The situation at Brandeis certainly has been alarming and newsworthy for the last two decades during which the newspaper chose not to report on the school. The state of urban education has been alarming and newsworthy throughout the whole country, as we have allowed the systemic failure of our schools and students to determine the impossible access to opportunity, higher education, and profitable jobs for much of the population. While I support some of the new policy changes being explored in schools and districts across the country, I also know that if we do not pair those changes with outrage toward the current conditions and the achievement gap between rich and poor students in this country, nothing will end up changing. Real change can only happen when newspapers like The New York Times stop publishing articles that treat these students as part of another community, not the one that The New York Times represents. We must be advocates and champions for these students and refuse to allow excuses like socioeconomic difference to determine access to equal opportunity.

The New York Times and many others that fail to understand the commitment we need to make to our kids often propose in-vogue new “can’t miss” solutions to our old problems. It is important to look more at ideas that we can possible stick with over time. One such idea for making a really lasting improvement has been put forth by education policy scholars David Tyack and Larry Cuban in their book Tinkering Toward Utopia. Tinkering argues that although some researched solutions fall short of more revolutionary aspirations, they are still incredibly important as they allow more and more students increased access to opportunity. Far from ignoring important research in the sociology of education and education policy, it must be understood that change needs to be paired with long-term commitment, and there is a need for engagement at multiple levels. Education policy cannot just be about the latest fad.

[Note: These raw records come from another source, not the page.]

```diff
@@ -405,7 +434,7 @@
                 wh_barrier();
             }
             WH_SEG(2);
-            for (int c = 0; c < nch; ++c) {
+            for (int c = 0;; ++c) {
                 if (c + 1 < nch || nxt.ok) {
                     stage_write(sRaw);
                     if (c + 2 < nch) stage_load(rsin, svoff, c + 2);
@@ -417,10 +446,19 @@
                     transform(sRaw, vbuf(g + c + 1), c + 1 < nch ? sx : sxn);
                     if (c == 3) WH_SEG(25);
                 }
+                if (c + 1 == nch) break;
                 wh_barrier();
                 if (c < 12) WH_SEG(3 + c);
             }
-            ep_operands();
+            ep_scales();
+            if (p.resid_buf) {
+#pragma unroll
+                for (int n = 0; n < 5; ++n)
+#pragma unroll
+                    for (int pp = 0; pp < 2; ++pp) rsd[n][pp] = load_resid(n, pp);
+            } else ep_resid_late();
+            wh_barrier();
+            if (nch <= 12) WH_SEG(2 + nch);
         } else {
             wh_static_for<10>([&](auto SL) {
                 constexpr int sl = decltype(SL)::value;
@@ -429,13 +467,23 @@
             WH_SEG(1);
             if (j == 0) wh_barrier();
             WH_SEG(2);
-            for (int c = 0; c < nch; ++c) {
+#pragma nounroll
+            for (int c = 0;; ++c) {
                 multiply(c, vbuf(g + c));
                 if (c == 3) WH_SEG(25);
+                if (c + 1 == nch) break;
                 wh_barrier();
                 if (c < 12) WH_SEG(3 + c);
             }
-            ep_operands();
+            ep_scales();
+            if (p.resid_buf) {
+#pragma unroll
+                for (int n = 0; n < 5; ++n)
+#pragma unroll
+                    for (int pp = 0; pp < 2; ++pp) rsd[n][pp] = __builtin_bit_cast(f32x4, ur[2 * n + pp]);
+            } else ep_resid_late();
+            wh_barrier();
+            if (nch <= 12) WH_SEG(2 + nch);
         }
         g += nch;
         WH_SEG(16);
@@ -551,6 +599,7 @@
     a.tilesY = (a.H + WH_TH - 1) / WH_TH;
     a.ntiles = a.B * a.tilesX * a.tilesY;
     a.tiles_per_xcd = (a.ntiles + 7) / 8;
+    a.resid_buf = a.resid && (long long)a.Cout * a.H * a.W * 4 < 0x80000000LL;
     const int ipx = a.tiles_per_xcd * a.coblks;
     int wpx = cu_count() / 8;
     if (wpx < 1) wpx = 1;
```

Real improvements in educational outcomes will entail a long term commitment to closing the achievement gap from many different actors. It is not only the system of education, but also the attitude and apathy of the community that create and tolerate that system that we must work to change. While perfecting outdated systems is helpful and necessary, the most meaningful and transformative change of all may need to happen outside the school. This is something to which The New York Times and others should be more attuned.


link: http://demockracy.com/category/policy/education/

1 comment:

  1. I agree that the achievement gap must be closed but how? How can we get newspapers along with members of a community to become advocates and champions for students of a lower socioeconomic status? They are always seen as a problem. Why?